Work to complete
Your answer should be the records below, repeated exactly as they stand.

== Segment start ==

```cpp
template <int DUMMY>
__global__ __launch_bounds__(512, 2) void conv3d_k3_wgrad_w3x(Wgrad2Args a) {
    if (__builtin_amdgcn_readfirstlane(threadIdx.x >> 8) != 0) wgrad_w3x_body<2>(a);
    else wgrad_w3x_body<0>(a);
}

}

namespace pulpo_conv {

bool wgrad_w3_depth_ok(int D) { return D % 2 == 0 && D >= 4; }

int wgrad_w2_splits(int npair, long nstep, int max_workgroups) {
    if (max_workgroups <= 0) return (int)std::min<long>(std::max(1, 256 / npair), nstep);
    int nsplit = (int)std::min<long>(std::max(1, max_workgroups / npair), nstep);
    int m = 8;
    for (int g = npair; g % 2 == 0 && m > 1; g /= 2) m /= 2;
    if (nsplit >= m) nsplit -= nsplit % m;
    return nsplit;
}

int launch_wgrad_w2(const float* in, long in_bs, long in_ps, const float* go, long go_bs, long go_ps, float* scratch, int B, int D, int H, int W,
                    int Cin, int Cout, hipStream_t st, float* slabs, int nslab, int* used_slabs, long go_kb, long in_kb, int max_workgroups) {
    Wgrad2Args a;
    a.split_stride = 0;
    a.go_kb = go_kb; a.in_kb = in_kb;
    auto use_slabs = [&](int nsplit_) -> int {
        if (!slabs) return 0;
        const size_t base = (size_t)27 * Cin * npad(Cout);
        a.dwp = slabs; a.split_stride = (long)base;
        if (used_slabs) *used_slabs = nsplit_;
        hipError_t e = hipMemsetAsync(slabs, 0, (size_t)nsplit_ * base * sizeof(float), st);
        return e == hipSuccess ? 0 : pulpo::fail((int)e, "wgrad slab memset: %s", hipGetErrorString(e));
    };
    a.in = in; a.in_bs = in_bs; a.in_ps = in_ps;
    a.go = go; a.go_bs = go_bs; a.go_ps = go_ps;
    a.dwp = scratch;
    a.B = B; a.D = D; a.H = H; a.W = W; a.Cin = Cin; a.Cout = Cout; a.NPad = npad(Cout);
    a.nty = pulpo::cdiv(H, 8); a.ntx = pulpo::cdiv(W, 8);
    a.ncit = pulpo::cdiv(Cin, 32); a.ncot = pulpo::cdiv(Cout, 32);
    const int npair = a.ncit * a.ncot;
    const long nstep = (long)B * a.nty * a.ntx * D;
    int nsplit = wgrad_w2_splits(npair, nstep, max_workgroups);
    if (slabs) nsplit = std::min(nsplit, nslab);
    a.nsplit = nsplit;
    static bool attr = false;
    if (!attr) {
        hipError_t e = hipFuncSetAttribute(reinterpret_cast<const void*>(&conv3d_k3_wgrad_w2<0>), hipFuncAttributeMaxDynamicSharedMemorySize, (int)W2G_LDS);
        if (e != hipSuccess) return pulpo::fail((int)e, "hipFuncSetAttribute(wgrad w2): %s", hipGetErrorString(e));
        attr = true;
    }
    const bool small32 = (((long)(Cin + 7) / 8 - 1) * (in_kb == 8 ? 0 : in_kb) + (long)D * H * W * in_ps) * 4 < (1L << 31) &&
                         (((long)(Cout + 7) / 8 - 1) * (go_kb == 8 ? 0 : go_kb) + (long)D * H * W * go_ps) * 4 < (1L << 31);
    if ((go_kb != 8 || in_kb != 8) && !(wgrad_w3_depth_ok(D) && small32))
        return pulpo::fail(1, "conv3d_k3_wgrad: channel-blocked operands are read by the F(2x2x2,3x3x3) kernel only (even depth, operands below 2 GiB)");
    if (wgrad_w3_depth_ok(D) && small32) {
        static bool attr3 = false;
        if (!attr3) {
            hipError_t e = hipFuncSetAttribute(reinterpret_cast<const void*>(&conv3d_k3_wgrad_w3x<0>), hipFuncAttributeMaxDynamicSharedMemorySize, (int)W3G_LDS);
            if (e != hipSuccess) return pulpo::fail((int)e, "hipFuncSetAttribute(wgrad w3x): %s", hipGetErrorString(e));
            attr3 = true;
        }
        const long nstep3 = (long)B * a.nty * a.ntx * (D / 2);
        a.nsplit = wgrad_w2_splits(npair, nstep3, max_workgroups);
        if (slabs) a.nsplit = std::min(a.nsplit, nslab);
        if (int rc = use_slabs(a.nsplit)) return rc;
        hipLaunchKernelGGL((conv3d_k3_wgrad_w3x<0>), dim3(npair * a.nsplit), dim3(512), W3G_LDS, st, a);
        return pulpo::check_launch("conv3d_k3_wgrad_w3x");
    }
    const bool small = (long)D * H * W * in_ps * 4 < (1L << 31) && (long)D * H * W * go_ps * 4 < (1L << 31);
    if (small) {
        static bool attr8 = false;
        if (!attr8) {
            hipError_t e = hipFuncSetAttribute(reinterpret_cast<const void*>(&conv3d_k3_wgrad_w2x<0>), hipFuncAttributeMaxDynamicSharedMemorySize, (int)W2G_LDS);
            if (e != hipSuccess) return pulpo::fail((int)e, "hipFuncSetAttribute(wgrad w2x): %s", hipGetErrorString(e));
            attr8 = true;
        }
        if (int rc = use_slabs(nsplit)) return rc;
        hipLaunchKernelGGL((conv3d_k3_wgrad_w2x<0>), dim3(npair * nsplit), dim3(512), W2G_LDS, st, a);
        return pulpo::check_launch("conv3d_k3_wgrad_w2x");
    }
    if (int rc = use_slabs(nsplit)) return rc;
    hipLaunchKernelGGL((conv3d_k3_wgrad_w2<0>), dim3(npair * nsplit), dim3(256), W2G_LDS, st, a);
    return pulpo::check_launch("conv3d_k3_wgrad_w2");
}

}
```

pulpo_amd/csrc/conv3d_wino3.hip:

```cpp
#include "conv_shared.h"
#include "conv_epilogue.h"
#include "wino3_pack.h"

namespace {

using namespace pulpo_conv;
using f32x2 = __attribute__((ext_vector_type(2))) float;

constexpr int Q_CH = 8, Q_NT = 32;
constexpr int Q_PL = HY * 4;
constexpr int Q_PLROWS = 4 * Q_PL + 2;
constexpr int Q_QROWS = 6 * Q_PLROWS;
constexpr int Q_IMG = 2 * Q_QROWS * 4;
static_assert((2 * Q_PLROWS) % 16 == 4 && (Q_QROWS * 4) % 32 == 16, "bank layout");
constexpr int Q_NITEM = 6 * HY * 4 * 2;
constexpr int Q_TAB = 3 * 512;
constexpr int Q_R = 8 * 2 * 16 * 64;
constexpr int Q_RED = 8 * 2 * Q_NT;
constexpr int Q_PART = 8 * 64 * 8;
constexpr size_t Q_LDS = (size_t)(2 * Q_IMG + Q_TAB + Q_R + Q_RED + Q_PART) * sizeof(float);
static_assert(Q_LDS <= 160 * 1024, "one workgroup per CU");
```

== Segment end ==

Your response
```cpp
template <int DUMMY>
__global__ __launch_bounds__(512, 2) void conv3d_k3_wgrad_w3x(Wgrad2Args a) {
    if (__builtin_amdgcn_readfirstlane(threadIdx.x >> 8) != 0) wgrad_w3x_body<2>(a);
    else wgrad_w3x_body<0>(a);
}

}

namespace pulpo_conv {

bool wgrad_w3_depth_ok(int D) { return D % 2 == 0 && D >= 4; }

int wgrad_w2_splits(int npair, long nstep, int max_workgroups) {
    if (max_workgroups <= 0) return (int)std::min<long>(std::max(1, 256 / npair), nstep);
    int nsplit = (int)std::min<long>(std::max(1, max_workgroups / npair), nstep);
    int m = 8;
    for (int g = npair; g % 2 == 0 && m > 1; g /= 2) m /= 2;
    if (nsplit >= m) nsplit -= nsplit % m;
    return nsplit;
}

int launch_wgrad_w2(const float* in, long in_bs, long in_ps, const float* go, long go_bs, long go_ps, float* scratch, int B, int D, int H, int W,
                    int Cin, int Cout, hipStream_t st, float* slabs, int nslab, int* used_slabs, long go_kb, long in_kb, int max_workgroups) {
    Wgrad2Args a;
    a.split_stride = 0;
    a.go_kb = go_kb; a.in_kb = in_kb;
    auto use_slabs = [&](int nsplit_) -> int {
        if (!slabs) return 0;
        const size_t base = (size_t)27 * Cin * npad(Cout);
        a.dwp = slabs; a.split_stride = (long)base;
        if (used_slabs) *used_slabs = nsplit_;
        hipError_t e = hipMemsetAsync(slabs, 0, (size_t)nsplit_ * base * sizeof(float), st);
        return e == hipSuccess ? 0 : pulpo::fail((int)e, "wgrad slab memset: %s", hipGetErrorString(e));
    };
    a.in = in; a.in_bs = in_bs; a.in_ps = in_ps;
    a.go = go; a.go_bs = go_bs; a.go_ps = go_ps;
    a.dwp = scratch;
    a.B = B; a.D = D; a.H = H; a.W = W; a.Cin = Cin; a.Cout = Cout; a.NPad = npad(Cout);
    a.nty = pulpo::cdiv(H, 8); a.ntx = pulpo::cdiv(W, 8);
    a.ncit = pulpo::cdiv(Cin, 32); a.ncot = pulpo::cdiv(Cout, 32);
    const int npair = a.ncit * a.ncot;
    const long nstep = (long)B * a.nty * a.ntx * D;
    int nsplit = wgrad_w2_splits(npair, nstep, max_workgroups);
    if (slabs) nsplit = std::min(nsplit, nslab);
    a.nsplit = nsplit;
    static bool attr = false;
    if (!attr) {
        hipError_t e = hipFuncSetAttribute(reinterpret_cast<const void*>(&conv3d_k3_wgrad_w2<0>), hipFuncAttributeMaxDynamicSharedMemorySize, (int)W2G_LDS);
        if (e != hipSuccess) return pulpo::fail((int)e, "hipFuncSetAttribute(wgrad w2): %s", hipGetErrorString(e));
        attr = true;
    }
    const bool small32 = (((long)(Cin + 7) / 8 - 1) * (in_kb == 8 ? 0 : in_kb) + (long)D * H * W * in_ps) * 4 < (1L << 31) &&
                         (((long)(Cout + 7) / 8 - 1) * (go_kb == 8 ? 0 : go_kb) + (long)D * H * W * go_ps) * 4 < (1L << 31);
    if ((go_kb != 8 || in_kb != 8) && !(wgrad_w3_depth_ok(D) && small32))
        return pulpo::fail(1, "conv3d_k3_wgrad: channel-blocked operands are read by the F(2x2x2,3x3x3) kernel only (even depth, operands below 2 GiB)");
    if (wgrad_w3_depth_ok(D) && small32) {
        static bool attr3 = false;
        if (!attr3) {
            hipError_t e = hipFuncSetAttribute(reinterpret_cast<const void*>(&conv3d_k3_wgrad_w3x<0>), hipFuncAttributeMaxDynamicSharedMemorySize, (int)W3G_LDS);
            if (e != hipSuccess) return pulpo::fail((int)e, "hipFuncSetAttribute(wgrad w3x): %s", hipGetErrorString(e));
            attr3 = true;
        }
        const long nstep3 = (long)B * a.nty * a.ntx * (D / 2);
        a.nsplit = wgrad_w2_splits(npair, nstep3, max_workgroups);
        if (slabs) a.nsplit = std::min(a.nsplit, nslab);
        if (int rc = use_slabs(a.nsplit)) return rc;
        hipLaunchKernelGGL((conv3d_k3_wgrad_w3x<0>), dim3(npair * a.nsplit), dim3(512), W3G_LDS, st, a);
        return pulpo::check_launch("conv3d_k3_wgrad_w3x");
    }
    const bool small = (long)D * H * W * in_ps * 4 < (1L << 31) && (long)D * H * W * go_ps * 4 < (1L << 31);
    if (small) {
        static bool attr8 = false;
        if (!attr8) {
            hipError_t e = hipFuncSetAttribute(reinterpret_cast<const void*>(&conv3d_k3_wgrad_w2x<0>), hipFuncAttributeMaxDynamicSharedMemorySize, (int)W2G_LDS);
            if (e != hipSuccess) return pulpo::fail((int)e, "hipFuncSetAttribute(wgrad w2x): %s", hipGetErrorString(e));
            attr8 = true;
        }
        if (int rc = use_slabs(nsplit)) return rc;
        hipLaunchKernelGGL((conv3d_k3_wgrad_w2x<0>), dim3(npair * nsplit), dim3(512), W2G_LDS, st, a);
        return pulpo::check_launch("conv3d_k3_wgrad_w2x");
    }
    if (int rc = use_slabs(nsplit)) return rc;
    hipLaunchKernelGGL((conv3d_k3_wgrad_w2<0>), dim3(npair * nsplit), dim3(256), W2G_LDS, st, a);
    return pulpo::check_launch("conv3d_k3_wgrad_w2");
}

}
```

pulpo_amd/csrc/conv3d_wino3.hip:

```cpp
#include "conv_shared.h"
#include "conv_epilogue.h"
#include "wino3_pack.h"

namespace {

using namespace pulpo_conv;
using f32x2 = __attribute__((ext_vector_type(2))) float;

constexpr int Q_CH = 8, Q_NT = 32;
constexpr int Q_PL = HY * 4;
constexpr int Q_PLROWS = 4 * Q_PL + 2;
constexpr int Q_QROWS = 6 * Q_PLROWS;
constexpr int Q_IMG = 2 * Q_QROWS * 4;
static_assert((2 * Q_PLROWS) % 16 == 4 && (Q_QROWS * 4) % 32 == 16, "bank layout");
constexpr int Q_NITEM = 6 * HY * 4 * 2;
constexpr int Q_TAB = 3 * 512;
constexpr int Q_R = 8 * 2 * 16 * 64;
constexpr int Q_RED = 8 * 2 * Q_NT;
constexpr int Q_PART = 8 * 64 * 8;
constexpr size_t Q_LDS = (size_t)(2 * Q_IMG + Q_TAB + Q_R + Q_RED + Q_PART) * sizeof(float);
static_assert(Q_LDS <= 160 * 1024, "one workgroup per CU");
```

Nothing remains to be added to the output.